Vitamin D is an essential fat-soluble vitamin found in the human body as Cholecalciferol (Vitamin D3) and Ergocalciferol (Vitamin D2). These two forms receive their first hydroxylation in the Liver to form 25 Hydroxy vitamin D (calcidiol), which further undergoes final hydroxylation in the kidneys to the active form of vitamin D, that is, 1,25 dihydroxy vitamin D (calcitriol). ⁴ The major source of vitamin D comes from the ultraviolet B induced activation of the stored forms in the adipose tissues. ⁵

Vitamin D plays a pivotal role in health and disease.

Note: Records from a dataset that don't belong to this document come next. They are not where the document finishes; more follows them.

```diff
@@ -1002,18 +992,15 @@
 template <int NP>
 static int launch_tc_sa_np(TcArgs& a, cudaStream_t st) {
     const uint32_t limit = 223u * 1024u;
+    auto fits = [&] { return tc_sa_layout(a).total + 1024u + sa_pool_bytes(a) <= limit; };
     a.joint = a.K == 128 || a.stream_last;
-    if (!a.joint && tc_sa_layout(a).total + 1024 + sa_carry_bytes(a) + sa_red_bytes(1) > limit) a.joint = 1;
-    const size_t used = (size_t)tc_sa_layout(a).total + 1024 + sa_carry_bytes(a);
-    const int ncl = a.Ntot[a.nl - 1] / 64;
-    a.pool_chunks = 1;
-    if (!a.stream_last)
-        for (int ng = ncl; ng > 1; --ng)
-            if (ncl % ng == 0 && used + sa_red_bytes(ng) <= limit) { a.pool_chunks = ng; break; }
+    if (!a.joint && !fits()) a.joint = 1;
+    if (!fits()) a.stream_last = 1;
+    PSA_REQUIRE(fits(), "sa_module: internal error (pooling buffer does not fit)");
     const int C = sa_chunk(a.K, a.joint);
     const long long nchunks = (a.groups + C - 1) / C;
     const long long ctas_needed = a.joint ? nchunks : (nchunks + 1) / 2;
-    const size_t smem = used + sa_red_bytes(a.pool_chunks);
+    const size_t smem = (size_t)tc_sa_layout(a).total + 1024 + sa_pool_bytes(a);
     if (a.nl == 1) return a.C1 == 64 ? launch_tc_sa_shape<NP, 64, 1, 0>(a, ctas_needed, smem, st) : launch_tc_sa_shape<NP, 128, 1, 0>(a, ctas_needed, smem, st);
     if (a.C1 == 64) return a.Ntot[0] == 64 ? launch_tc_sa_shape<NP, 64, 2, 64>(a, ctas_needed, smem, st) : launch_tc_sa_shape<NP, 64, 2, 128>(a, ctas_needed, smem, st);
     return a.Ntot[0] == 64 ? launch_tc_sa_shape<NP, 128, 2, 64>(a, ctas_needed, smem, st) : launch_tc_sa_shape<NP, 128, 2, 128>(a, ctas_needed, smem, st);
```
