#define FOR_FLOAT_TYPES(t, NAME, ...)                                               \
  if ((t) == torch::kFloat32) { using NAME = float; __VA_ARGS__; }                  \
  else if ((t) == torch::kBFloat16) { using NAME = bf16; __VA_ARGS__; }             \
  else if ((t) == torch::kFloat16) { using NAME = __half; __VA_ARGS__; }            \
  else TORCH_CHECK(false, "unsupported dtype");

static bool ew_nt() {
  const char* e = std::getenv("PENROZ_EW_NT");
  return e && *e ? std::atoi(e) != 0 : true;
}
static int ew_cap() {
  const char* e = std::getenv("PENROZ_EW_GRID");
  return e && *e ? std::max(1, std::atoi(e)) : 8192;
}

static inline int grid_for(int64_t work, int block = 256, int cap = 2048) {
  int64_t g = (work + block - 1) / block;
  return (int)std::max<int64_t>(1, std::min<int64_t>(g, cap));
}

static void check_vec8(const torch::Tensor& t) {
  TORCH_CHECK(t.is_cuda() && t.is_contiguous(), "expected a contiguous GPU tensor");
  TORCH_CHECK(t.numel() % 8 == 0, "element count must be a multiple of 8");
  TORCH_CHECK(reinterpret_cast<uintptr_t>(t.data_ptr()) % 16 == 0, "tensor must be 16-byte aligned");
}

void gelu_fwd(torch::Tensor x, int64_t approx, torch::Tensor y) {
  check_vec8(x);
  check_vec8(y);
  TORCH_CHECK(x.scalar_type() == y.scalar_type() && x.numel() == y.numel());
  const int64_t n8 = x.numel() / 8;
  auto stream = at::hip::getCurrentHIPStream();
  FOR_FLOAT_TYPES(x.scalar_type(), T,
    hipLaunchKernelGGL((ew_nt() ? gelu_fwd_kernel<T, true> : gelu_fwd_kernel<T, false>), dim3(grid_for(n8, 256, ew_cap())), dim3(256), 0, stream,
                       reinterpret_cast<const T*>(x.data_ptr()), reinterpret_cast<T*>(y.data_ptr()), n8, (int)approx))
}

static void colsum_impl(const torch::Tensor& a, const torch::Tensor* x, torch::Tensor* out, torch::Tensor& dst,
                        int approx, int mode) {
  const int N = a.size(0), F = a.size(1);
  TORCH_CHECK(F % 8 == 0, "column count must be a multiple of 8");
  TORCH_CHECK(dst.scalar_type() == torch::kFloat32 && dst.numel() == F && dst.is_contiguous());
  if (N == 0) return;
  const int ctiles = (F + 511) / 512;
  int R = std::max(1, std::min(N / 16, ew_cap() / ctiles));
  const bool nt = ew_nt();
  auto part = torch::empty({R, F}, a.options().dtype(torch::kFloat32));
  auto stream = at::hip::getCurrentHIPStream();
  FOR_FLOAT_TYPES(a.scalar_type(), T, {
    const T* ap = reinterpret_cast<const T*>(a.data_ptr());
    const T* xp = x ? reinterpret_cast<const T*>(x->data_ptr()) : nullptr;
    T* op = out ? reinterpret_cast<T*>(out->data_ptr()) : nullptr;
    if (mode == 0)
      hipLaunchKernelGGL((nt ? rows_colsum_kernel<0, T, true> : rows_colsum_kernel<0, T, false>), dim3(ctiles, R), dim3(256), 0, stream, ap, xp, op,
                         part.data_ptr<float>(), N, F, approx);
    else
      hipLaunchKernelGGL((nt ? rows_colsum_kernel<1, T, true> : rows_colsum_kernel<1, T, false>), dim3(ctiles, R), dim3(256), 0, stream, ap, xp, op,
                         part.data_ptr<float>(), N, F, approx);
  })
  float* outs[1] = {dst.data_ptr<float>()};
  reduce_partials_auto(part, 1, R, F, outs, stream);
}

It is linked with a reduced risk of hypertension and cardiovascular disease, diabetes, and glycemic control, improving certain cancers, improving immunity, alleviating cognitive impairment related to Parkinson’s disease, and regulating the renin-angiotensin system. ⁶ The prevalence of vitamin D deficiency worldwide varies among populations, such as about 20% in developed countries and up to 100% in low socio-economic countries. ⁴ A deficiency of this essential vitamin contributes to a higher risk of developing cardiovascular disease, fractures, autoimmune disorders, failure to fight against type two diabetes, depression, and even viral diseases such as influenza. ⁵ Therefore, vitamin D deficiency impacts a variety of pathophysiological mechanisms in our bodies.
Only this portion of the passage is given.